For the material below, return exactly the lines starting at the one holding "return MPGAN_ERR_HIP;" and ending at the one holding "2, 2>(p, maxM, st);", counting both as part of the range.
============
static GatherChoice choose_gather(const GatherConv& p, long maxM) {
  GatherChoice c{};
  c.rc = MPGAN_OK;
  if (p.out_bf16 || p.in_bf16) return choose_thin(p, maxM, c);
  const int variant = select_variant(p, maxM, thin_cin1_ok(p), thin_cout1_ok(p));
  c.code = c.bn = variant;
  CHOICE_REFUSE(p.epi.scale && (p.stats || p.stats_acc || p.bwd.part || p.fold.acc || p.ksplit > 1 || p.in_bf16 || p.out_bf16),
                "gather_conv: the epilogue activation goes with a plain forward (no fused statistics, split-K or bf16 storage)");
  CHOICE_REFUSE(p.fold.acc && (p.pro.n_stride != 0 || p.fold.cstride < p.Cin),
                "gather_conv: fold-on-load is per channel (BatchNorm) over >= Cin accumulator columns");
  if (variant <= 2) {
    CHOICE_REFUSE(p.fold.acc != nullptr, "thin conv: no fold-on-load");
    CHOICE_REFUSE(p.bwd.part != nullptr, "thin conv: no fused norm-backward sums (mpgan_conv_bwd_stats_rows() == 0)");
    return choose_thin(p, maxM, c);
  }
  if (patch3d_geom_ok(p)) {
    if (patch3d_operands_ok(p)) {
      static const bool no_mm16 = dev_env("MPGAN_DBG_NO_MM16") != nullptr;
      const P3Grid tg = patch3d_grid(p);
      c.form = GForm::Patch3d;
      c.code = 18;
      c.rows = p.N * tg.tiles_z * tg.tiles_y * tg.tiles_x;
      c.pro = p.pro.scale != nullptr;
      c.arg = p.mm16 && !no_mm16;
      return c;
    }
    CHOICE_REFUSE(p.stats != nullptr, "gather_conv: fused statistics of a 3-D patch-kernel geometry need 16-byte "
                                      "aligned operands, a channel pitch % 4 == 0 and < 2^31 input elements");
  }
// ... 132 lines not shown
      else hipLaunchKernelGGL(thin_cin1_kernel<1>, grid, dim3(256), smem, st, p);
      return check_launch("thin_cin1");
    }
    case GForm::ConvtQuad: {
      dim3 qgrid((unsigned)(((long)p.N * p.Hi * p.Wi * c.arg + 255) / 256));
      const size_t qsmem = (size_t)9 * p.Cin * sizeof(float);
      if (c.arg == 4) hipLaunchKernelGGL(convt_quad_cout1_kernel<4>, qgrid, dim3(256), qsmem, st, p);
      else if (c.arg == 8) hipLaunchKernelGGL(convt_quad_cout1_kernel<8>, qgrid, dim3(256), qsmem, st, p);
      else hipLaunchKernelGGL(convt_quad_cout1_kernel<16>, qgrid, dim3(256), qsmem, st, p);
      return check_launch("convt_quad_cout1");
    }
    case GForm::ConvtOct: {
      dim3 ogrid((unsigned)(((long)p.N * p.Di * p.Hi * p.Wi * c.arg + 255) / 256));
      const size_t osmem = (size_t)27 * p.Cin * sizeof(float);
      if (c.arg == 4) hipLaunchKernelGGL(convt_oct_cout1_kernel<4>, ogrid, dim3(256), osmem, st, p);
      else if (c.arg == 8) hipLaunchKernelGGL(convt_oct_cout1_kernel<8>, ogrid, dim3(256), osmem, st, p);
      else hipLaunchKernelGGL(convt_oct_cout1_kernel<16>, ogrid, dim3(256), osmem, st, p);
      return check_launch("convt_oct_cout1");
    }
    case GForm::Cout1: {
      dim3 grid((unsigned)((maxM * c.arg + 255) / 256), 1, (unsigned)p.nphase);
      const size_t smem = (size_t)T * p.Cin * sizeof(float);
      switch (c.arg) {
        case 1: hipLaunchKernelGGL(thin_cout1_kernel<1>, grid, dim3(256), smem, st, p); break;
        case 2: hipLaunchKernelGGL(thin_cout1_kernel<2>, grid, dim3(256), smem, st, p); break;
        case 4: hipLaunchKernelGGL(thin_cout1_kernel<4>, grid, dim3(256), smem, st, p); break;
        case 8: hipLaunchKernelGGL(thin_cout1_kernel<8>, grid, dim3(256), smem, st, p); break;
        case 16: hipLaunchKernelGGL(thin_cout1_kernel<16>, grid, dim3(256), smem, st, p); break;
        case 32: hipLaunchKernelGGL(thin_cout1_kernel<32>, grid, dim3(256), smem, st, p); break;
        default: hipLaunchKernelGGL(thin_cout1_kernel<64>, grid, dim3(256), smem, st, p); break;
      }
      return check_launch("thin_cout1");
    }
    case GForm::Patch3d: return launch_patch3d(p, c, st);
    case GForm::Patch:
      switch (p.Cin) {
        case 16: return launch_patch_cin<16>(p, c.pl, c.smem, st);
        case 32: return launch_patch_cin<32>(p, c.pl, c.smem, st);
        default: return launch_patch_cin<64>(p, c.pl, c.smem, st);
      }
    case GForm::PatchPersist: {
      static void* zp = nullptr;
      if (!zp && hipGetSymbolAddress(&zp, HIP_SYMBOL(g_patch_zero_page)) != hipSuccess) {
        zp = nullptr;
        set_error("gather_patch_persist: no address for the zero page");
        return MPGAN_ERR_HIP;
      }
      PatchLaunch pl = c.pl;
      pl.zero_page = zp;
      switch (p.Cin) {
        case 16: return launch_patch_persist_cin<16>(p, pl, c.smem, c.ntiles, c.grid, st);
        case 32: return launch_patch_persist_cin<32>(p, pl, c.smem, c.ntiles, c.grid, st);
        default: return launch_patch_persist_cin<64>(p, pl, c.smem, c.ntiles, c.grid, st);
      }
    }
    case GForm::Mm16: return launch_gather_mm16(p, c.bn, c.wraps, c.pro, c.ks, maxM, st);
    case GForm::Pipe: return c.wraps == 1 ? launch_pipe_pro<1>(p, c, maxM, st) : launch_pipe_pro<2>(p, c, maxM, st);
    case GForm::Dma:
      if (c.bn == 128) return launch_dma_variant<128, 2, 2, 2>(p, maxM, st);
      if (c.bn == 64) return launch_dma_variant<64, 1, 2, 1>(p, maxM, st);
      return launch_dma_variant<32, 1, 1, 1, 2>(p, maxM, st);
    case GForm::Kstep:
      if (c.arg) {
        if (c.bn == 128) return launch_variant<128, 2, 2, 2, true>(p, maxM, st);
        if (c.bn == 64) return launch_variant<64, 1, 2, 1, true>(p, maxM, st);
        return launch_variant<32, 1, 1, 1, true>(p, maxM, st);
      }
      if (c.bn == 128) return launch_variant<128, 2, 2, 2, false>(p, maxM, st);
      if (c.bn == 64) return launch_variant<64, 1, 2, 1, false>(p, maxM, st);
      return launch_variant<32, 1, 1, 1, false>(p, maxM, st);
  }
  return MPGAN_ERR_UNSUPPORTED;
}

static int gather_kernel_name(const GatherConv& p, const GatherChoice& c, char* buf, int len) {
  const char* b[2] = {"false", "true"};
  const int a = c.arg, lanes16 = a == 4 || a == 8 ? a : 16;
  const int T = p.Kz * p.Ky * p.Kx == 9 ? 9 : 27;
  const int tm = c.bn == 128 ? 2 : 1, tn = c.bn == 32 ? 1 : 2, wn = c.bn == 128 ? 2 : 1;
  const int cin = p.Cin == 16 || p.Cin == 32 ? p.Cin : 64;
  const int ppro = c.pl.merged ? 0 : c.pro;
  switch (c.form) {
    case GForm::ThinBf16OutRows: return snprintf(buf, len, "thin_cin1_rows_kernel<%d, true>", T);
    case GForm::Cin1Rows: return snprintf(buf, len, "thin_cin1_rows_kernel<%d, false>", T);
    case GForm::ThinBf16OutFull: return snprintf(buf, len, "thin_cin1_full_kernel<%d, true>", lanes16);
    case GForm::Cin1Full: return snprintf(buf, len, "thin_cin1_full_kernel<%d, false>", lanes16);
    case GForm::ThinBf16InMfma: return snprintf(buf, len, "thin_cout1_mfma_bf16_kernel");
    case GForm::ThinBf16In: return snprintf(buf, len, "thin_cout1_kernel<%d, true>", lanes16);
    case GForm::C1C1Rows4: return snprintf(buf, len, "thin_c1c1_rows4_kernel<%s>", b[a != 0]);
    case GForm::Cin1: return snprintf(buf, len, "thin_cin1_kernel<%d>", a == 4 ? 4 : 1);
    case GForm::ConvtQuad: return snprintf(buf, len, "convt_quad_cout1_kernel<%d>", lanes16);
    case GForm::ConvtOct: return snprintf(buf, len, "convt_oct_cout1_kernel<%d>", lanes16);
    case GForm::Cout1:
      return snprintf(buf, len, "thin_cout1_kernel<%d, false>", a > 0 && a <= 32 && (a & (a - 1)) == 0 ? a : 64);
    case GForm::Patch3d: return snprintf(buf, len, "gather_patch3d_c16_kernel<%s, %s>", b[c.pro != 0], b[a != 0]);
    case GForm::Patch:
    case GForm::PatchPersist:
      return snprintf(buf, len, "%s<%d, %d, %s, %s>",
                      c.form == GForm::Patch ? "gather_patch_kernel" : "gather_patch_persist_kernel", cin, ppro,
                      b[p.Cout <= 16], b[c.pl.merged != 0]);
    case GForm::Mm16: {
      const int ks = c.wraps == 1 && c.ks == 2 && c.bn != 128 ? 2 : 1;
      return snprintf(buf, len, "gather_conv_pipe_kernel<%d, %d, %d, %d, %d, %d, false, %d, true>", c.bn, tm, tn, wn,
                      c.wraps, c.pro, ks);
    }
    case GForm::Pipe: {
      const bool fast = c.wraps == 1 && c.pro == 3 && c.fast;
      const int ks = !fast && c.wraps == 1 && c.pro != 3 && c.ks == 2 ? 2 : 1;
      const int bn = fast ? 128 : (ks == 2 && c.bn != 64 ? 32 : c.bn);
      return snprintf(buf, len, "gather_conv_pipe_kernel<%d, %d, %d, %d, %d, %d, %s, %d, false>", bn,
                      bn == 128 ? 2 : 1, bn == 32 ? 1 : 2, bn == 128 ? 2 : 1, c.wraps, c.pro, b[fast], ks);
    }
    case GForm::Dma: return snprintf(buf, len, "gather_conv_dma_kernel<%d, %d, %d, %d, 2>", c.bn, tm, tn, wn);
    case GForm::Kstep: return snprintf(buf, len, "gather_conv_kernel<%d, %d, %d, %d, %s>", c.bn, tm, tn, wn, b[a != 0]);
  }
  return snprintf(buf, len, "?");
}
============
● **RESULT OF THIS TASK**
        return MPGAN_ERR_HIP;
      }
      PatchLaunch pl = c.pl;
      pl.zero_page = zp;
      switch (p.Cin) {
        case 16: return launch_patch_persist_cin<16>(p, pl, c.smem, c.ntiles, c.grid, st);
        case 32: return launch_patch_persist_cin<32>(p, pl, c.smem, c.ntiles, c.grid, st);
        default: return launch_patch_persist_cin<64>(p, pl, c.smem, c.ntiles, c.grid, st);
      }
    }
    case GForm::Mm16: return launch_gather_mm16(p, c.bn, c.wraps, c.pro, c.ks, maxM, st);
    case GForm::Pipe: return c.wraps == 1 ? launch_pipe_pro<1>(p, c, maxM, st) : launch_pipe_pro<2>(p, c, maxM, st);
    case GForm::Dma:
      if (c.bn == 128) return launch_dma_variant<128, 2, 2, 2>(p, maxM, st);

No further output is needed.